If calibration is performed to compensate for difference in the characteristics of the analog circuits in the antenna chains of the transmitter and difference in the characteristics of the analog circuits in the antenna chains of the receiver, the transfer functions in the forward and reverse directions will be the same. A method for calibrating the difference in the characteristics of the analog circuit portions at the transmitter and the receiver is described, e.g., in JP-B (Japanese Examined Patent Application Publication) whose patent right has already been assigned to the present inventors.
(Step 6)
The transmitter executes singular value decomposition of the acquired matrix H in the reverse direction and determines the weights V for transmission in the forward direction of course, the weights for transmission in the forward direction, obtained by singular value decomposition at the receiver, may be fed back to the transmitter; however, its information amount is excessively large. Therefore, the receiver transmits back the reference signal having a small quantity of data and the transmitter acquires V as above.
(Step 7)
In response to the reception of the CTS signal from the receiver, the transmitter transmits a data packet. To the beginning of this data packet, a reference signal weighted by V is attached, followed by user data (payload). Furthermore, following the user data, a reference signal not weighted by V is transmitted.
(Step 8)
At the receiver, a channel matrix HV is acquired from the reference signal weighted by V, its inverse matrix (see equation (8)) is obtained as a set of weights for reception, and thereby weighted user data is received. Also, the receiver can acquire a new H′ from the reference signal following the user data.
(Step 9)
At the receiver, by singular value decomposition of the new H′ acquired, transmit weights V′ in the reverse direction for user data that is transmitted from the receiver to the transmitter are obtained.
(Step 10)
The receiver transmits a reference signal weighted by new transmit weights V′, followed by user data; thus, it performs data communication in the reverse direction, or on the uplink.
(Step 11)
The transmitter acquires a channel matrix H′V′ from the reference signal weighted by V′, its inverse matrix is obtained as weights for reception, and thereby weighted user data is received.

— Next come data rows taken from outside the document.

void launch_grid_and_normals(const GridParams &g, const VoxDense &vd, Slot &sl, uint32_t n_cap, bool keep_counts,
                             bool scratch_cleared, hipStream_t s)
{
    if (n_cap == 0) return;
    const int where = launch_radix_sort(sl.keys_a, sl.vals_a, sl.keys_b, sl.vals_b, &sl.ctr->n_cropped, n_cap, cell_key_bits(g),
                                        sl, scratch_cleared, s, sl.crop4, sl.spts4);
    uint32_t *skeys = where ? sl.keys_b : sl.keys_a;
    sl.skeys = skeys;
    if (!scratch_cleared) hipMemsetAsync(sl.row_bounds, 0, sizeof(uint2) * (size_t)g.ny * (size_t)g.nz, s);
    {
        ScanState st = next_scan(sl);
        st.status = sl.tile_rec;
        st.ticket = sl.sort.ticket + 1;
        static const char *to = getenv("GM_TILE_ORDER");
        const uint32_t single_class = to ? (to[0] == 'p' ? 1u : 0u) : (sl.pipelined ? 1u : 0u);
        hipLaunchKernelGGL(k_rows_and_tiles, dim3(tile_cutter_blocks(n_cap)), dim3(kTbThreads), 0, s, (const uint32_t *)skeys, sl.ctr,
                           (uint32_t)g.nx, (uint32_t)(kTileSpan * (g.xreach - 1)), inv_below((uint32_t)g.nx),
                           inv_below((uint32_t)(kTileSpan * (g.xreach - 1)) + 1u), sl.row_bounds, (uint32_t)g.ny * (uint32_t)g.nz, sl.tiles,
                           sl.tiles_cap, sl.tile_seg, st, single_class);
    }
    const uint32_t mt = max_tiles(n_cap, g);
    uint32_t nb = (mt + kNrWaves - 1) / kNrWaves;
    {
        const uint32_t usual = (n_cap / 32u + kNrWaves) / kNrWaves;
        if (nb > usual) nb = usual < 64u ? 64u : usual;
    }
    {
        static const char *e = getenv("GM_NORMALS_BLOCKS");
        const uint32_t cap = e ? (uint32_t)atoi(e) : 65536u;
        if (nb > cap) nb = cap;
    }
    static const char *xc = getenv("GM_NORMALS_XCD");
    VoxDense vdx = vd;
    vdx.xcd_chunk = xc ? (uint32_t)atoi(xc) : 32u;
    NormalsArgs na;
    na.spts4 = sl.spts4; na.skeys = skeys; na.tiles = sl.tiles; na.ctr = sl.ctr; na.g = g; na.tiles_cap = sl.tiles_cap; na.tile_seg = sl.tile_seg;
    na.row_bounds = sl.row_bounds; na.normals4 = sl.normals4; na.counts = keep_counts ? sl.counts : (int32_t *)nullptr;
    na.vd = vdx; na.vox_table = sl.vox_table;
    static const char *impl = getenv("GM_NORMALS_IMPL");
    const uint32_t mx_min = !impl ? (uint32_t)kMxMinCandidates : (impl[0] == 'v' ? 0xFFFFFFFFu : (impl[0] == 'm' ? 0u : (uint32_t)kMxMinCandidates));
    if (!sl.capturing) hipEventRecord(sl.ev_k0, s);
    const bool dist_on_mx = !(impl && strchr(impl, '0'));
    if (mx_min == 0xFFFFFFFFu) hipLaunchKernelGGL(k_normals_valu, dim3(nb), dim3(kNrThreads), 0, s, na);
    else if (dist_on_mx) {
        if (g.D > 1) hipLaunchKernelGGL(k_normals<true>, dim3(nb), dim3(kNrThreads), 0, s, na, mx_min);
        else hipLaunchKernelGGL(k_normals<false>, dim3(nb), dim3(kNrThreads), 0, s, na, mx_min);
    }
    else hipLaunchKernelGGL(k_normals_m, dim3(nb), dim3(kNrThreads), 0, s, na, mx_min);
    if (!sl.capturing) hipEventRecord(sl.ev_k1, s);
}

}

#ifdef GM_NORMALS_STATS
extern "C" int gm_debug_counters(gm_ctx *ctx, uint32_t slot, uint32_t *out)
{
    hipDeviceSynchronize();
    gm::DevCounters c;
    const int rc = (int)hipMemcpy(&c, ctx->slots[slot].ctr, sizeof(c), hipMemcpyDeviceToHost);
    memcpy(out, &c, 18 * sizeof(uint32_t));
    out[2] = 0;
    for (int k = 0; k < gm::kTileListClasses; ++k) out[2] += c.n_tiles_c[k][0];
    return rc;
}
#endif
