template <int BK, int WM, bool WINO, bool F16 = false, int NWM = 2, int NSTG = 2, bool ASPLIT = false, int NB = 2>
__global__ __launch_bounds__(NWM * 128, 2) void conv_igemm_kernel(ConvArgs a) {
  constexpr int TN = 64 * NB;
  constexpr int NW = 2 * NWM;
  constexpr int TM = NWM * WM;
  constexpr int MB = WM / 32;
  constexpr int CPR = BK / 4;
  constexpr int RPI = 64 / CPR;
  constexpr int IA = TM / RPI / NW;
  constexpr int IB = TN / RPI / NW;
  static_assert(NSTG == 2 || NSTG == 3, "two or three operand buffers");
  constexpr int SWZ_DIV = 64 / BK;
  constexpr int BUF = (TM + TN) * BK;
  extern __shared__ __attribute__((aligned(16))) float smem[];

  const int tid = threadIdx.x, lane = tid & 63;
// ... 431 lines not shown
#pragma unroll
    for (int mb = 0; mb < MB; ++mb)
#pragma unroll
      for (int r = 0; r < 16; ++r) {
        const int m = m0 + wm * WM + mb * 32 + (r & 3) + 8 * (r >> 2) + 4 * hh;
        if (m < Ms) {
#pragma unroll
          for (int nb = 0; nb < NB; ++nb) {
            const int n = n0 + wn * (32 * NB) + nb * 32 + l32;
            if (n < a.Cout) slab[(long long)m * a.Cout + n] = acc[mb][nb][r];
          }
        }
      }
    return;
  }
  __syncthreads();
  if constexpr (!WINO && MB == 1 && NB == 2) {
    if (a.attn_part_ctx && n0 >= a.attn_q_cols) {
      const int h = ((n0 - a.attn_q_cols) / TN) * 2 + wn;
      float* xm = smem;
      float* xs = smem + 128;
      float* xc = smem + 256;
      const int mrow0 = m0 + wm * WM + 4 * hh;
      float kmax = -INFINITY;
#pragma unroll
      for (int mb = 0; mb < MB; ++mb)
#pragma unroll
        for (int r = 0; r < 16; ++r) {
          const bool ok = mrow0 + mb * 32 + (r & 3) + 8 * (r >> 2) < Ms;
          kmax = fmaxf(kmax, ok ? acc[mb][0][r] : -INFINITY);
// ... 28 lines not shown
        float* pc = a.attn_part_ctx + (blk * kHeads + h) * (kDimHead * kDimHead);
#pragma unroll
        for (int r = 0; r < 16; ++r) {
          const int d = (r & 3) + 8 * (r >> 2) + 4 * hh;
          pc[d * kDimHead + l32] = ctx[r] + xc[wn * 1024 + d * 32 + l32];
        }
        if (hh == 0) {
          a.attn_part_m[blk * kHidden + h * kDimHead + l32] = mcol;
          a.attn_part_s[blk * kHidden + h * kDimHead + l32] = ssum + xs[wn * 32 + l32];
        }
      }
      return;
    }
  }
  float* tr = smem + wave * (32 * 36);
  const bool need_xy = !dense || om_b != nullptr;
  const int trow = lane >> 3, tc4 = (lane & 7) * 4;
  const bool edge = WINO && (((a.Hout | a.Wout) & 1) != 0);
  bool out_over = false;
  float bias_col[NB];
  f32x4 bias_quad[NB];
#pragma unroll
  for (int nb = 0; nb < NB; ++nb) {
    const int ncol = n0 + wn * (32 * NB) + nb * 32;
    bias_col[nb] = (a.bias && ncol + l32 < a.Cout) ? a.bias[ncol + l32] : 0.f;
    bias_quad[nb] = f32x4{0.f, 0.f, 0.f, 0.f};
    if (a.bias && ncol + tc4 < a.Cout) bias_quad[nb] = *reinterpret_cast<const f32x4*>(a.bias + ncol + tc4);
  }
#pragma unroll
  for (int yi = 0; yi < NY; ++yi) {
  const f32x16 (&A)[MB][NB] = WINO ? Y[yi] : acc;
  const int oy0 = WINO ? (yi >> 1) : a_oy0, ox0 = WINO ? (yi & 1) : a_ox0;
#pragma unroll
  for (int mb = 0; mb < MB; ++mb) {
    const int m_base = m0 + wm * WM + mb * 32;
    int yb = 0, xb = 0;
    if (need_xy) { yb = m_base / a.Ws; xb = m_base - yb * a.Ws; }
#pragma unroll
    for (int nb = 0; nb < NB; ++nb) {
      const int ncol = n0 + wn * (32 * NB) + nb * 32;
      {
        const int n = ncol + l32;
// ... 17 lines not shown
#pragma unroll
      for (int k = 0; k < 4; ++k) {
        const int dr = trow + 8 * k;
        const int m = m_base + dr;
        f32x4 v = *reinterpret_cast<const f32x4*>(tr + dr * 36 + tc4);
        if (m < Ms && n < a.Cout) {
          int yy = yb, xx = xb + dr;
          if (need_xy) while (xx >= a.Ws) { xx -= a.Ws; ++yy; }
          const int ox = ox0 + xx * a.ostep;
          const int oy = oy0 + yy * a.ostep;
          if (edge && (oy >= a.Hout || ox >= a.Wout)) continue;
          const long long pix = dense ? (long long)m : (long long)oy * a.Wout + ox;
          v = v + b4;
          if (a.out2) *reinterpret_cast<f32x4*>(a.out2 + ((long long)b * a.Hout * a.Wout + pix) * a.out2_ld + n) = v;
          v = v * alpha;
          if (add_b) v += *reinterpret_cast<const f32x4*>(add_b + pix * a.add_ld + n);
          if (om_b) v *= om_b[ox * a.omask_step];
          if (a.out_split) {
            typedef _Float16 half4o __attribute__((ext_vector_type(4)));
            half4o hi, lo;
#pragma unroll
            for (int q = 0; q < 4; ++q) {
              us_half h_, l_;
              split_f16x3(v[q], h_, l_, out_over);
              hi[q] = h_;
              lo[q] = l_;
            }
            _Float16* oh = reinterpret_cast<_Float16*>(out_b + pix * a.out_ld) + 2 * (n & ~7) + (n & 7);
            *reinterpret_cast<half4o*>(oh) = hi;
            *reinterpret_cast<half4o*>(oh + 8) = lo;
          } else {
// ... 24 lines not shown
      }
    }
  }
#ifdef US_LIFE
  US_LIFE_AT(4);
  US_LIFE_AT(3);
  if (a.stamp_out && lane == 0) {
    unsigned long long* o = a.stamp_out + ((blockIdx.x + gridDim.x * blockIdx.z) * NW + wave) * 4;
    o[0] = life_t[0]; o[1] = life_t[1]; o[2] = life_t[2]; o[3] = life_t[3];
  }
#endif
}

__global__ __launch_bounds__(256) void splitk_finish_kernel(ConvArgs a) {
  __shared__ double s_g[kGroups][2];
  const int b = blockIdx.y;
  const int Ms = a.Hs * a.Ws;
  const int C4 = a.Cout >> 2;
  const long long total = (long long)Ms * C4;
  if (threadIdx.x < kGroups * 2) s_g[threadIdx.x >> 1][threadIdx.x & 1] = 0.0;
  __syncthreads();
  float t1[4] = {0.f, 0.f, 0.f, 0.f}, t2[4] = {0.f, 0.f, 0.f, 0.f};
  int tn = -1;
  const bool dense = (a.ostep == 1 && a.oy0 == 0 && a.ox0 == 0 && a.Hs == a.Hout && a.Ws == a.Wout);
  const float alpha = a.alpha ? *a.alpha : 1.f;
  float* out_b = a.out + (long long)b * a.Hout * a.Wout * a.out_ld;
  const float* add_b = a.add ? a.add + (long long)b * a.Hout * a.Wout * a.add_ld : nullptr;
  const float* om_b = a.omask ? a.omask + (long long)(b % a.omask_bmod) * a.omask_ld : nullptr;
  const long long slice = (long long)a.B * Ms * a.Cout;
  const int cg = a.Cout / kGroups;
  for (long long i = blockIdx.x * 256LL + threadIdx.x; i < total; i += (long long)gridDim.x * 256) {
    const int n = (int)(i % C4) * 4;
    const int m = (int)(i / C4);
    const float* p = a.splitk_ws + ((long long)b * Ms + m) * a.Cout + n;
    f32x4 v = *reinterpret_cast<const f32x4*>(p);
    int k = 1;
    for (; k + 8 <= a.ksplit; k += 8) {
      f32x4 u[8];
#pragma unroll
      for (int j = 0; j < 8; ++j) u[j] = *reinterpret_cast<const f32x4*>(p + (k + j) * slice);
#pragma unroll
      for (int j = 0; j < 8; ++j) v += u[j];
    }
// ... 5 lines not shown
        for (int k = 0; k < 4; ++k) {
          atomicAdd(&s_g[(tn + k) / cg][0], (double)t1[k]);
          atomicAdd(&s_g[(tn + k) / cg][1], (double)t2[k]);
          t1[k] = t2[k] = 0.f;
        }
      }
      tn = n;
#pragma unroll
      for (int k = 0; k < 4; ++k) { t1[k] += v[k]; t2[k] += v[k] * v[k]; }
    }
    const int yy = m / a.Ws, xx = m - yy * a.Ws;
    const int ox = a.ox0 + xx * a.ostep;
    const long long pix = dense ? (long long)m : (long long)(a.oy0 + yy * a.ostep) * a.Wout + ox;
    if (a.out2) *reinterpret_cast<f32x4*>(a.out2 + ((long long)b * a.Hout * a.Wout + pix) * a.out2_ld + n) = v;
    v *= alpha;
    if (add_b) v += *reinterpret_cast<const f32x4*>(add_b + pix * a.add_ld + n);
    if (om_b) v *= om_b[ox * a.omask_step];
    *reinterpret_cast<f32x4*>(out_b + pix * a.out_ld + n) = v;
  }
  if (a.stats) {
    if (tn >= 0) {
#pragma unroll
      for (int k = 0; k < 4; ++k) {
        atomicAdd(&s_g[(tn + k) / cg][0], (double)t1[k]);
        atomicAdd(&s_g[(tn + k) / cg][1], (double)t2[k]);
      }
    }
    __syncthreads();
    if (threadIdx.x < kGroups * 2)
      stat_add(a.stats, b, threadIdx.x >> 1, threadIdx.x & 1, blockIdx.x, s_g[threadIdx.x >> 1][threadIdx.x & 1]);
  }
// ... 10 lines not shown
hipError_t conv_igemm_init() {
  hipError_t e;
  if ((e = set_attr<32, 64, false>()) != hipSuccess) return e;
  if ((e = set_attr<32, 32, false>()) != hipSuccess) return e;
  if ((e = set_attr<16, 64, false>()) != hipSuccess) return e;
  if ((e = set_attr<16, 32, false>()) != hipSuccess) return e;
  if ((e = set_attr<32, 32, true>()) != hipSuccess) return e;
  if ((e = set_attr<32, 64, false, true>()) != hipSuccess) return e;
  if ((e = set_attr<32, 64, false, true, 4, 3>()) != hipSuccess) return e;
  if ((e = hipFuncSetAttribute(reinterpret_cast<const void*>(&conv_igemm_kernel<32, 64, false, true, 4, 3, false, 1>),
                               hipFuncAttributeMaxDynamicSharedMemorySize, (int)lds_bytes(32, 256, 3, 64))) != hipSuccess) return e;
  if ((e = set_attr<32, 64, false, true, 4, 3, true>()) != hipSuccess) return e;
  if ((e = set_attr<32, 64, false, true, 2, 2, true>()) != hipSuccess) return e;
  if ((e = set_attr<32, 32, false, true, 2, 2, true>()) != hipSuccess) return e;
  if ((e = set_attr<32, 32, false, true>()) != hipSuccess) return e;
  if ((e = set_attr<32, 32, true, true, 2, 3>()) != hipSuccess) return e;
  return set_attr<16, 32, true>();
}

Through the procedure above, it is possible to carry out bidirectional MIMO communication of RTS, CTS, DATA (downlink), and DATA (uplink).
In communication systems that carry out weighted transmission and reception based on a channel matrix H obtained from the conditions of the transmission paths, channel matrix change over time presents problems. The channel matrix is liable to change momentarily, e.g., due to change in reflected paths caused by movement of a mobile terminal that uses the channel and its user in an indoor environment. It is thus necessary to use a most recent channel matrix immediately before initiating data transmission.
However, in the above communication procedure, the transmitter needs to transmit a reference signal not weighted by V following user data in step 7 to allow acquisition of transmit weights in the reverse direction at the receiver (see FIG. 6). This poses a problem in which adding an extra reference signal to user data decreases transmission efficiency.